- Type: Air-cooled 4-cylinder inverted inline piston engine
- National origin: France
- Manufacturer: Renault

= Renault 4P =

The Renault 4P, also called the Renault Bengali Junior, was a series of air-cooled 4-cylinder inverted inline aero engines designed and built in France from 1927, which produced from 95 hp to 150 hp.

==Design and development==
Charles Lindbergh's Atlantic Ocean crossing in 1927 inspired Renault to enter the light aero-engine market to diversify the range of engines they offered. The resulting Renault 4Ps, with 115 mm bore and 140 mm stroke, delivered 95 hp and proved popular, later versions powering several record-breaking light aircraft.

Developed by Charles-Edmond Serre, by 1931 the 6.3-litre 4Pdi had evolved to give 110 hp to 120 hp, with the adoption of 120 mm bore steel cylinder liners, aluminium alloy cylinder heads attached by long studs to the crankcase, Duralumin connecting rods and magnesium alloy crankcase.

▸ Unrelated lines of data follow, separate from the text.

+                                                   const AdamK& K, int wave_g, int nwaves, int lane, const NextGemv& nx,
+                                                   const RankLag& lg, const f32x4* c_s ,
+                                                   const f32x4* a_s , const f32x4* n_s ) {
+    const int k4 = k >> 2, L = lg.L;
+    int cq[QMAX];
+#pragma unroll
+    for (int q = 0; q < QMAX; ++q) cq[q] = min(lane + 64 * q, k4 - 1);
+    const float* rr = L > 0 ? lg.row_ring + (size_t)min(lane, L - 1) * lg.row_stride : gfac;
+    for (int row0 = wave_g * RB; row0 < rows; row0 += nwaves * RB) {
+        f32x4 pp[RB][QMAX], mm[RB][QMAX], vv[RB][QMAX];
+        int rc[RB];
+        float rrv[RB], grs[RB];
+#pragma unroll
+        for (int i = 0; i < RB; ++i) {
+            rc[i] = min(row0 + i, rows - 1);
+            rrv[i] = rr[rc[i]];
+            grs[i] = LAG != 2 ? gfac[rc[i]] : 0.f;
+        }
+#pragma unroll
+        for (int i = 0; i < RB; ++i)
+#pragma unroll
+            for (int q = 0; q < QMAX; ++q) {
+                mm[i][q] = __builtin_nontemporal_load(reinterpret_cast<const f32x4*>(m + (size_t)rc[i] * k) + cq[q]);
+                vv[i][q] = __builtin_nontemporal_load(reinterpret_cast<const f32x4*>(v + (size_t)rc[i] * k) + cq[q]);
+            }
+        if constexpr (LAG != 2) {
+            __builtin_amdgcn_sched_barrier(0);
+#pragma unroll
+            for (int i = 0; i < RB; ++i)
+#pragma unroll
+                for (int q = 0; q < QMAX; ++q)
+                    pp[i][q] = __builtin_nontemporal_load(reinterpret_cast<const f32x4*>(W + (size_t)rc[i] * k) + cq[q]);
+        }
+        {
+            f32x4 fa[QMAX], fb[QMAX];
+            float ra[RB], rb[RB];
+            auto fetch = [&](f32x4 (&f)[QMAX], float (&r)[RB], int l) {
+#pragma unroll
+                for (int q = 0; q < QMAX; ++q) f[q] = c_s[l * k4 + cq[q]];
+#pragma unroll
+                for (int i = 0; i < RB; ++i) r[i] = __int_as_float(__builtin_amdgcn_readlane(__float_as_int(rrv[i]), l));
+            };
+            auto apply = [&](const f32x4 (&f)[QMAX], const float (&r)[RB]) {
+#pragma unroll
+                for (int i = 0; i < RB; ++i)
+#pragma unroll
+                    for (int q = 0; q < QMAX; ++q) adam_moments_rank1_x4(f[q], r[i], mm[i][q], vv[i][q], K);
+            };
+            fetch(fa, ra, 0);
+#pragma unroll 1
+            for (int l = 0; l + 1 < L; l += 2) {
+                fetch(fb, rb, l + 1);
+                apply(fa, ra);
+                fetch(fa, ra, min(l + 2, L - 1));
+                apply(fb, rb);
+            }
+            if (L & 1) apply(fa, ra);
+        }
+        if constexpr (LAG == 2) {
+#pragma unroll
+            for (int i = 0; i < RB; ++i)
+#pragma unroll
+                for (int q = 0; q < QMAX; ++q)
+                    if (row0 + i < rows && lane + 64 * q < k4) {
+                        __builtin_nontemporal_store(mm[i][q], reinterpret_cast<f32x4*>(m + (size_t)(row0 + i) * k) + lane + 64 * q);
+                        __builtin_nontemporal_store(vv[i][q], reinterpret_cast<f32x4*>(v + (size_t)(row0 + i) * k) + lane + 64 * q);
+                    }
+        } else {
+            if (lane == 0) {
+#pragma unroll
+                for (int i = 0; i < RB; ++i)
+                    if (row0 + i < rows) {
+                        if (lg.save_row) lg.save_row[row0 + i] = grs[i] * c;
+                        if (K.zg) const_cast<float*>(gfac)[row0 + i] = 0.f;
+                    }
+            }
+            float dots[RB];
+#pragma unroll
+            for (int i = 0; i < RB; ++i) {
+                const float gr = grs[i] * c;
+                float dot = 0.f;
+#pragma unroll
+                for (int q = 0; q < QMAX; ++q) {
+                    const bool live = row0 + i < rows && lane + 64 * q < k4;
+                    f32x4 po = pp[i][q];
+                    adam_moments_rank1_x4(a_s[cq[q]], gr, mm[i][q], vv[i][q], K);
+                    const f32x4 mo = mm[i][q], vo = vv[i][q];
+#pragma unroll
+                    for (int e = 0; e < 4; ++e) po[e] = adam_apply_rank1(po[e], mo[e], vo[e], K);
+                    if (nx.a) {
+#pragma clang fp contract(off)
+                        const f32x4 an = n_s[cq[q]];
+                        const float t = po[0] * an[0] + po[1] * an[1] + po[2] * an[2] + po[3] * an[3];
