# ecmwf-ifs/ectrans

Hardware: AMD Instinct MI355X
Metric: dir+inv transform-pairs/sec, TCo1279 137L x 10 fields; spectral-norm rel-error (higher is better)
Workload: dtype f64

## Files before the change

### ectrans_amd/__init__.py

```python
import ctypes as C
import os

import numpy as np

__all__ = ["TransError", "setup_trans0", "setup_trans", "inv_trans", "dir_trans", "trans_inq", "specnorm",
           "trans_release", "trans_end", "lib", "build", "esetup_trans", "einv_trans", "edir_trans", "etrans_inq"]

_HERE = os.path.dirname(os.path.abspath(__file__))
_LIBPATH = os.path.join(_HERE, "libectrans_mi.so")
_L = None

EMI_MEM_HOST, EMI_MEM_DEVICE, EMI_MEM_AUTO = 0, 1, 2


class TransError(RuntimeError):
    """What the reference would have reported through ABORT_TRANS."""


class _Init(C.Structure):
    _fields_ = [("kmax_resol", C.c_int), ("kprintlev", C.c_int), ("prad", C.c_double), ("nproc", C.c_int),
                ("myproc", C.c_int), ("device", C.c_int), ("nprtrv", C.c_int)]


class _VSets(C.Structure):
    _fields_ = [("kvsetuv", C.POINTER(C.c_int)), ("nuv_g", C.c_int), ("kvsetsc", C.POINTER(C.c_int)), ("nsc_g", C.c_int),
                ("kvsetsc2", C.POINTER(C.c_int)), ("nsc2_g", C.c_int), ("kvsetsc3a", C.POINTER(C.c_int)), ("nsc3a_g", C.c_int),
                ("kvsetsc3b", C.POINTER(C.c_int)), ("nsc3b_g", C.c_int), ("nvar3a_g", C.c_int), ("nvar3b_g", C.c_int)]


class _LegpolIO(C.Structure):
    _fields_ = [("io", C.c_char_p), ("fname", C.c_char_p), ("ptr", C.c_void_p), ("len", C.c_size_t)]


class _Setup(C.Structure):
    _fields_ = [("ksmax", C.c_int), ("kdgl", C.c_int), ("kloen", C.POINTER(C.c_int)), ("kdlon", C.c_int),
                ("precision", C.c_int), ("lduseflt", C.c_int), ("ldll", C.c_int), ("ldstretch", C.c_int),
                ("lduserpnm", C.c_int), ("ldshiftll", C.c_int)]


class _ESetup(C.Structure):
    _fields_ = [("kmsmax", C.c_int), ("ksmax", C.c_int), ("kdgl", C.c_int), ("kloen", C.POINTER(C.c_int)), ("kdlon", C.c_int),
                ("kdgux", C.c_int), ("pexwn", C.c_double), ("peywn", C.c_double), ("precision", C.c_int)]


class _Ext(C.Structure):
    _fields_ = [("sp_dim2", C.c_int), ("gp", C.c_int * 3), ("gpuv", C.c_int * 4), ("gp3a", C.c_int * 4),
                ("gp3b", C.c_int * 4), ("gp2", C.c_int * 3)]


class _Inv(C.Structure):
    _fields_ = [("mem_space", C.c_int), ("spvor", C.c_void_p), ("spdiv", C.c_void_p), ("nf_uv", C.c_int),
                ("spscalar", C.c_void_p), ("nf_scalar", C.c_int), ("spsc3a", C.c_void_p), ("sc3a_nlev", C.c_int),
                ("sc3a_nvar", C.c_int), ("spsc3b", C.c_void_p), ("sc3b_nlev", C.c_int), ("sc3b_nvar", C.c_int),
                ("spsc2", C.c_void_p), ("nf_sc2", C.c_int), ("ldscders", C.c_int), ("ldvorgp", C.c_int),
                ("lddivgp", C.c_int), ("lduvder", C.c_int), ("kproma", C.c_int), ("gp", C.c_void_p),
                ("gp_nfld", C.c_int), ("gpuv", C.c_void_p), ("gp3a", C.c_void_p), ("gp3b", C.c_void_p),
                ("gp2", C.c_void_p), ("stream", C.c_void_p), ("ext", C.POINTER(_Ext)), ("vsets", C.POINTER(_VSets)),
                ("ldlatlon", C.c_int)]
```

The 4Pei was produced in the USSR, with local equipment and features from the MV-6, as the Voronezh MV-4 (Motor Vozdushniy / Motor Voronezhskiy - air-cooled engine / Voronezh built engine {correct interpretation is unclear}).

In 1946 production of the Renault 4P-01 resumed at the SNECMA factory at Arnage, until 1949, with at least 762 engines manufactured.

==Variants==
- Renault 4Ps
The initial version with 115 mm bore and 140 mm stroke, delivered 95 hp
- Renault 4Pa

- Renault 4Pb
upright 95 hp / 135 kg - Caudron Luciole
- Renault 4Pbi
Inverted development of the Pb retaining the 115 mm bore
- Renault 4Pc
Further development of the Ps retaining the 115 mm bore
- Renault 4Pci
inverted 4Pc
- Renault 4Pde

- Renault 4Pdi
Inverted, introduced 120 mm bore steel cylinder liners, aluminium alloy cylinder heads attached by long studs to the crankcase, Duralumin connecting rods and magnesium alloy crankcase. 110 hp / 150 kg - Hanriot 16, 120 hp / 155 kg - Caudron Phalène
- Renault 4Pei
Inverted, rated at 150 hp for take-off, the 4Pei entered production before WWII
- Renault 4Pfi
- Renault 4Pgi
Inverted lower rated version, giving 105 hp for take-off, using 73-octane fuel.
- Renault 4Po

- Renault 4Poi
140 hp with fuel injection.
- Renault 4P-01
Postwar production version of the 4Pei, rated at 145 hp for take-off.
- Renault 4P-03
As the 4P-01 but with an inverted flight Zenith carburettor
- Renault 4P-05
As for the 4P-03 but with a modified oil system
- Renault 4P-07
As for the 4P-03 but with a modified carburettor
- MV-4
  Licence production of a 150 hp Renault 4Pei variant in the USSR at the Voronezh factory. 180+ were built in 1939 before production ceased, due to a shortage of indigenous carburettors.